Потом я пошел в гимназию, а Паула поступила в первый класс приготовительной школы. Мои уроки мы готовили вместе, историю, немецкий, обществоведение, литературу, и она усваивала все с такой же легкостью и беспечностью, как и я сам. По утрам ее маленькое тельце шагало в школу, а душа ехала на автобусе в гимназию.
Той осенью она впервые пела в церкви. Рыжие ее волосы пламенем горели над балюстрадой хоров. Да, Паула рыжая. На самом деле волосы у нее меднорыжие, хотя никто теперь не поверит. «О кроткий свет, в туманном темном мире веди меня», — пела она.
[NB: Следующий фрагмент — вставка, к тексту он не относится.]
diff --git a/gpumd_amd/csrc/nep_fused.h b/gpumd_amd/csrc/nep_fused.h
--- a/gpumd_amd/csrc/nep_fused.h
+++ b/gpumd_amd/csrc/nep_fused.h
@@ -28,7 +28,7 @@
   int wstride, off_w, off_b0, off_w1, off_c, off_qs, total;
 };
 template <class S>
-NEPMI_HD FusedLdsLayout fused_lds_layout(const ModelD& m, int TW = 0)
+NEPMI_HD FusedLdsLayout fused_lds_layout(const ModelD& m, int TW = 0, int flat = 0)
 {
   using F = FusedShape<S>;
   const int tw = TW > 0 ? TW : m.T;
@@ -37,6 +37,14 @@
   a.wstride += (8 - (a.wstride & 31) + 32) & 31;
   a.off_w = (tw * m.T * cang_stride(m) + 3) / 4 * 4;
   a.off_b0 = a.off_w + tw * a.wstride;
+  if (flat && TW == 0) {
+    constexpr int KRPC = (S::KR + 1 + 3) / 4 * 4;
+    a.off_w1 = a.off_b0 + 1;
+    a.off_c = (a.off_b0 + 2 * tw * m.nneu + 3) / 4 * 4;
+    a.off_qs = a.off_c + m.T * m.T * 2 * F::NRH * KRPC;
+    a.total = (a.off_qs + 2 * F::DPH + 3) / 4 * 4;
+    return a;
+  }
   a.off_w1 = a.off_b0 + tw * m.nneu;
   a.off_c = a.off_w1 + tw * m.nneu;
   a.off_qs = a.off_c + (TW > 0 ? 0 : m.T * m.T * (m.NR + 1) * (m.KR + 1));
@@ -45,7 +53,7 @@
   return a;
 }
 
-template <class S, int TRIP = 0>
+template <class S, int TRIP = 0, int FLAT = 0>
 struct AngularFusedBody {
   ModelD m;
   Bufs b;
@@ -64,8 +72,10 @@
 #endif
   static constexpr int kMinWavesPerEu = 1, kMinWavesPerEuPairs = NEPMI_AFU_WAVES;
   using F = FusedShape<S>;
-
-  NEPMI_HD int lds_floats() const { return fused_lds_layout<S>(m, tw).total; }
+  static constexpr bool kRoomy = F::NLOC <= kFusedTripMaxChannels;
+
+  NEPMI_HD FusedLdsLayout layout() const { return fused_lds_layout<S>(m, tw, FLAT); }
+  NEPMI_HD int lds_floats() const { return layout().total; }
   NEPMI_HD void stage_window(float* dst, int tb, int nt, int tid, int nth) const
   {
     const FusedLdsLayout G = fused_lds_layout<S>(m, 0), A = fused_lds_layout<S>(m, tw);
@@ -91,7 +101,7 @@
   NEPMI_HD void lds_stage(float* dst, int tid, int nth) const
   {
     if (img) {
-      const int n4 = (fused_lds_layout<S>(m).total + 3) / 4;
+      const int n4 = (fused_lds_layout<S>(m, 0, FLAT).total + 3) / 4;
       const F4f* __restrict__ src = reinterpret_cast<const F4f*>(img);
       F4f* d4 = reinterpret_cast<F4f*>(dst);
       for (int i = tid; i < n4; i += nth)
@@ -99,7 +109,7 @@
       return;
     }
     cang_stage(m, dst, tid, nth);
-    const FusedLdsLayout a = fused_lds_layout<S>(m);
+    const FusedLdsLayout a = fused_lds_layout<S>(m, 0, FLAT);
     const int per_t = m.nneu * 2 * F::DPH;
     for (int idx = tid; idx < m.T * per_t; idx += nth) {
       const int t = idx / per_t, r = idx - t * per_t;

И каждый, кто слышал ее, никогда этого не забудет.
В те дни мы впервые увидели Снайпера, скорей всего, он и в церкви тогда присутствовал. В шестьдесят первом году он выиграл чемпионат округа по стрельбе — позиция стоя, произвольная винтовка, дистанция триста метров, — потому и получил прозвище Снайпер. По-настоящему, как все знают, его фамилия Нольдебю. А уж совсем по-настоящему — Андерссон, но он поменял ее на Нольдебю. Некогда ему довелось видеть картину Нольде [4] «Спаситель получает в дар мир», которая произвела на него необычайно глубокое впечатление, вот тогда-то он и поменял фамилию, стал Нольдебю. Он же не знал, что эта картина, скорей всего, подделка. «Нет такого человека и такого поступка, — говорит Шопенгауэр, — что не имели бы значения; во всем и через все в большей или меньшей степени манифестируется идея человечества».